Data extracted from a collection
- - - -

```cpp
struct Runner {
    LaunchCtx& ctx;
    hipStream_t s;
    int dtype;
    int rc = MZ_OK;
    const Knobs knobs = ctx.knobs;
    int io_u8 = 0;
    int cus = std::max(0, device_cus());

    ProfRec* prof_begin(int kind, const ConvArgs& a, const LayerPlan& c, double flops, double bytes) {
        if (!ctx.prof) return nullptr;
        if (ctx.recs_used == ctx.recs.size()) {
            ProfRec n;
            if (hipEventCreate(&n.a) != hipSuccess || hipEventCreate(&n.b) != hipSuccess) return nullptr;
            ctx.recs.push_back(n);
        }
        ProfRec* r = &ctx.recs[ctx.recs_used++];
        r->flops = flops; r->bytes = bytes;
        r->kind = kind; r->B = a.B; r->H = a.H; r->W = a.W; r->cin = c.cin; r->cout = c.cout; r->nt = c.nt; r->ntiles = a.ntiles;
        r->mtiles = a.mtiles; r->n_fast = a.gm * 1000 + a.gn;
        (void)hipEventRecord(r->a, s);
        return r;
    }

    int check(hipError_t e, const char* what) {
        if (e != hipSuccess && rc == MZ_OK) rc = hip_rc(e, what);
        return rc;
    }

    void base_args(ConvArgs& a, const ConvW& c, const void* in0, void* out, int B, int H, int W, int cp_out, const Walk& w) {
        memset(&a, 0, sizeof(a));
        a.wpk = c.packed[PK_MAIN].p;
        a.zero = ctx.zero_page.p;
        a.dbg = debug_buffer();
        a.nchunks = c.nchunks;
        a.nchunks_real = c.nchunks_real;
        a.in0 = in0; a.out = out;
        a.B = B; a.H = H; a.W = W; a.Ho = H; a.Wo = W;
        a.p0 = c.cp0 * dtype_size(dtype) / 16;
        a.cp_out = cp_out;
        a.p_out = a.cp_out * dtype_size(dtype) / 16;
        put_walk(a, w);
    }

    void tile_table(ConvArgs& a, const Walk& w, int th, int tw, int wgs) {
        const int pad = 4 * ((wgs > 256 ? wgs : 256) / 8) + 8;
        const std::vector<int> key = {th, tw, a.B, w.tiles_x, w.tiles_y, w.ntiles, w.gm, w.gn, w.grid, w.blk4, pad};
        auto it = ctx.tile_tabs.find(key);
        if (it == ctx.tile_tabs.end()) {
            std::vector<uint32_t> t;
            t.reserve(2 * ((size_t)w.mtiles * w.ntiles + pad));
            tile_list(w, th, tw, t);
            const int n = (int)(t.size() / 2);
            t.resize(t.size() + 2 * (size_t)pad, 0u);
            DevBuf d;
            if (check(d.alloc(t.size() * 4), "tile table")) return;
            if (check(hipMemcpy(d.p, t.data(), t.size() * 4, hipMemcpyHostToDevice), "tile table upload")) return;
            it = ctx.tile_tabs.emplace(key, std::make_pair(std::move(d), n)).first;
        }
        a.tile_tab = it->second.first.p;
        a.grid = it->second.second;
    }

    hipError_t launch_kernel(const KernelChoice& ch, const ConvArgs& a, int nt) {
        switch (ch.kernel) {
            case K_CONV256: return launch_conv256(dtype, ch.mode, nt, a, s);
            case K_CONV3W: return launch_conv3w(dtype, ch.mode, nt, a, s);
            case K_CONV3P: return launch_conv3p(dtype, ch.mode, nt, a, s);
            case K_CONV3S: return launch_conv3s(dtype, ch.mode, nt, a, s);
            case K_CONV3R: return launch_conv3r(dtype, a, s);
            case K_CONV3T: return launch_conv3t(dtype, a, s);
            case K_MIX16: return launch_mix16(dtype, a, s);
            case K_MIX16B: return launch_mix16b(dtype, a, s, ch.persist);
        }
        return hipErrorInvalidValue;
    }
    void launch(const KernelChoice& ch, const ConvArgs& a, int nt, ProfRec* r, const char* what = nullptr) {
        if (!what) what = g_last_kernel = kernel_name(ch);
        check(launch_kernel(ch, a, nt), what);
        if (r) (void)hipEventRecord(r->b, s);
    }

    void conv3(const Conv3Call& k) {
        if (rc) return;
        const KernelChoice ch = choose_conv3(knobs, dtype, k, cus);
        if (!ch.ok) { rc = fail(MZ_ERR_INVALID_ARGUMENT, "%s", ch.why); return; }
        const ConvW& c = weights(k.c);
        const int B = k.B, H = k.H, W = k.W;
        const double sz = dtype_size(dtype);
        const double px = (double)B * H * W;
        const int tiles_x = (W + ch.tw - 1) / ch.tw, tiles_y = (H + ch.th - 1) / ch.th;
        const Walk w = pick_order(tiles_x, tiles_y, B * tiles_x * tiles_y, c.ntiles, (double)pack_bytes(c, PK_MAIN), px * c.cp0 * sz, knobs);
        ConvArgs a;
        base_args(a, c, k.in, k.out, B, H, W, k.epi == EPI_D2S ? c.cq_p : pad16(c.cout), w);
        a.src = SRC_PLAIN;
        a.epi = k.epi; a.silu = k.silu;
        a.Hout = k.Hout; a.Wout = k.Wout;
        a.img = k.img; a.R = k.R; a.clamp = k.clamp;
        if (k.epi == EPI_FINAL) { a.Hi = k.Hout / k.R; a.Wi = k.Wout / k.R; a.io_u8 = io_u8; }
        if (k.epi == EPI_FINAL && k.views) {
            a.view = 1;
            for (int i = 0; i < 4; ++i) { a.vin[i] = k.views->in[i]; a.vout[i] = k.views->out[i]; }
            a.win_y0 = k.views->y0; a.win_x0 = k.views->x0; a.win_h = k.views->h; a.win_w = k.views->w;
        }
        const bool fused = ch.fused;
        if (fused) {
            a.in1 = k.xin;
            a.p1 = pad16(c.cout) * dtype_size(dtype) / 16;
            a.wmix = weights(k.mixf).packed[PK_MAIN].p;
            a.mix_pieces = k.mixf->nchunks * k.mixf->nt;
            const int slot = ch.mode == MODE_C3W16 ? stage_bytes<MODE_C3W16>(c.nt) : stage_bytes<MODE_C3W8>(c.nt);
            const int ncx = a.p1 / 2;
            a.x_via_lds = (a.mix_pieces * 1024 + 8 * ncx * 1024 <= 2 * slot) ? 1 : 0;
            a.mix_scale = 1.0f / (1.0f + std::exp(-k.alpha));
            a.inv_mix_scale = inv_sigmoid(k.alpha);
        }
        a.geo = ch.geo;
        a.ragged_planes = ch.ragged_planes;
        if (ch.layout != PK_MAIN) {
            a.wpk16 = c.packed[ch.layout].p;
            a.nchunks16 = pack_shape(c, ch.layout).nchunks;
            if (fused) a.wmix16 = weights(k.mixf).packed[ch.gate].p;
        }
        if (ch.tile_list) tile_table(a, w, ch.th, ch.tw, ch.persist);
        if (rc) return;
        a.persist = std::min((a.grid + 7) / 8 * 8, ch.persist);
        a.film_gamma = k.gamma; a.film_beta = k.beta;
        const double flops = 2.0 * px * 9.0 * c.cin * c.cout + (fused ? 2.0 * px * 2.0 * c.cout * c.cout : 0.0);
        const double bytes = px * (c.cin + c.cout) * sz + 9.0 * c.cin * c.cout * sz + (fused ? px * c.cout * sz : 0.0);
        launch(ch, a, c.nt, prof_begin(0, a, c, flops, bytes));
    }

    void mix(const ConvW& c, float alpha, const void* x, const void* z, void* out, int B, int H, int W) {
        if (rc) return;
        const KernelChoice ch = choose_mix(knobs, dtype, c, B, H, W, cus);
        const int sz = dtype_size(dtype);
        const long long npix = (long long)B * H * W;
        const bool mix16 = ch.layout != PK_MAIN;
        const PackShape sh = pack_shape(c, ch.layout);
        ConvArgs a;
        base_args(a, c, x, out, B, H, W, pad16(c.cout),
                  pick_order(0, 0, (int)((npix + 255) / 256), sh.ntiles, (double)pack_bytes(c, PK_MAIN),
                             (double)npix * (c.cp0 + pad16(c.c1)) * sz, knobs, mix16 ? 32 : 64));
        a.in1 = z; a.p1 = pad16(c.c1) * sz / 16;
        a.nchunks0 = c.cp0 / chunk_channels(dtype);
        a.src = SRC_CONCAT;
        a.epi = EPI_MIX;
        a.mix_scale = 1.0f / (1.0f + std::exp(-alpha));
        a.inv_mix_scale = inv_sigmoid(alpha);
        if (mix16) {
            a.wpk16 = c.packed[ch.layout].p;
            a.nchunks16 = sh.nchunks;
        }
        launch(ch, a, c.nt, prof_begin(1, a, c, 2.0 * (double)npix * c.cin * c.cout, (double)npix * 3.0 * c.cout * sz));
    }

    void crush(const ConvW& c, const void* in, void* out, int B, int H, int W) {
        if (rc) return;
        const double sz = dtype_size(dtype);
        const long long npix = (long long)B * (H / 2) * (W / 2);
        ConvArgs a;
        base_args(a, c, in, out, B, H, W, pad16(c.cout),
                  pick_order(0, 0, (int)((npix + 255) / 256), c.ntiles, (double)pack_bytes(c, PK_MAIN), (double)B * H * W * c.cp0 * sz, knobs, 64));
        a.Ho = H / 2; a.Wo = W / 2;
        a.nchunks0 = c.cp0 / chunk_channels(dtype);
        a.src = SRC_CRUSH;
        a.epi = EPI_STORE;
        ProfRec* r = prof_begin(2, a, c, 2.0 * (double)npix * 4.0 * c.cin * c.cout, ((double)B * H * W * c.cin + (double)npix * c.cout) * sz);
        KernelChoice ch;
        ch.ok = true; ch.kernel = K_CONV256; ch.mode = MODE_GEMM1;
        launch(ch, a, c.nt, r, "crush launch");
    }
};

}
```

- - - -

**Instructions for the task:** From the entries, work out how many lines include the word "mixf", answering with the number only.

**Response area:** 3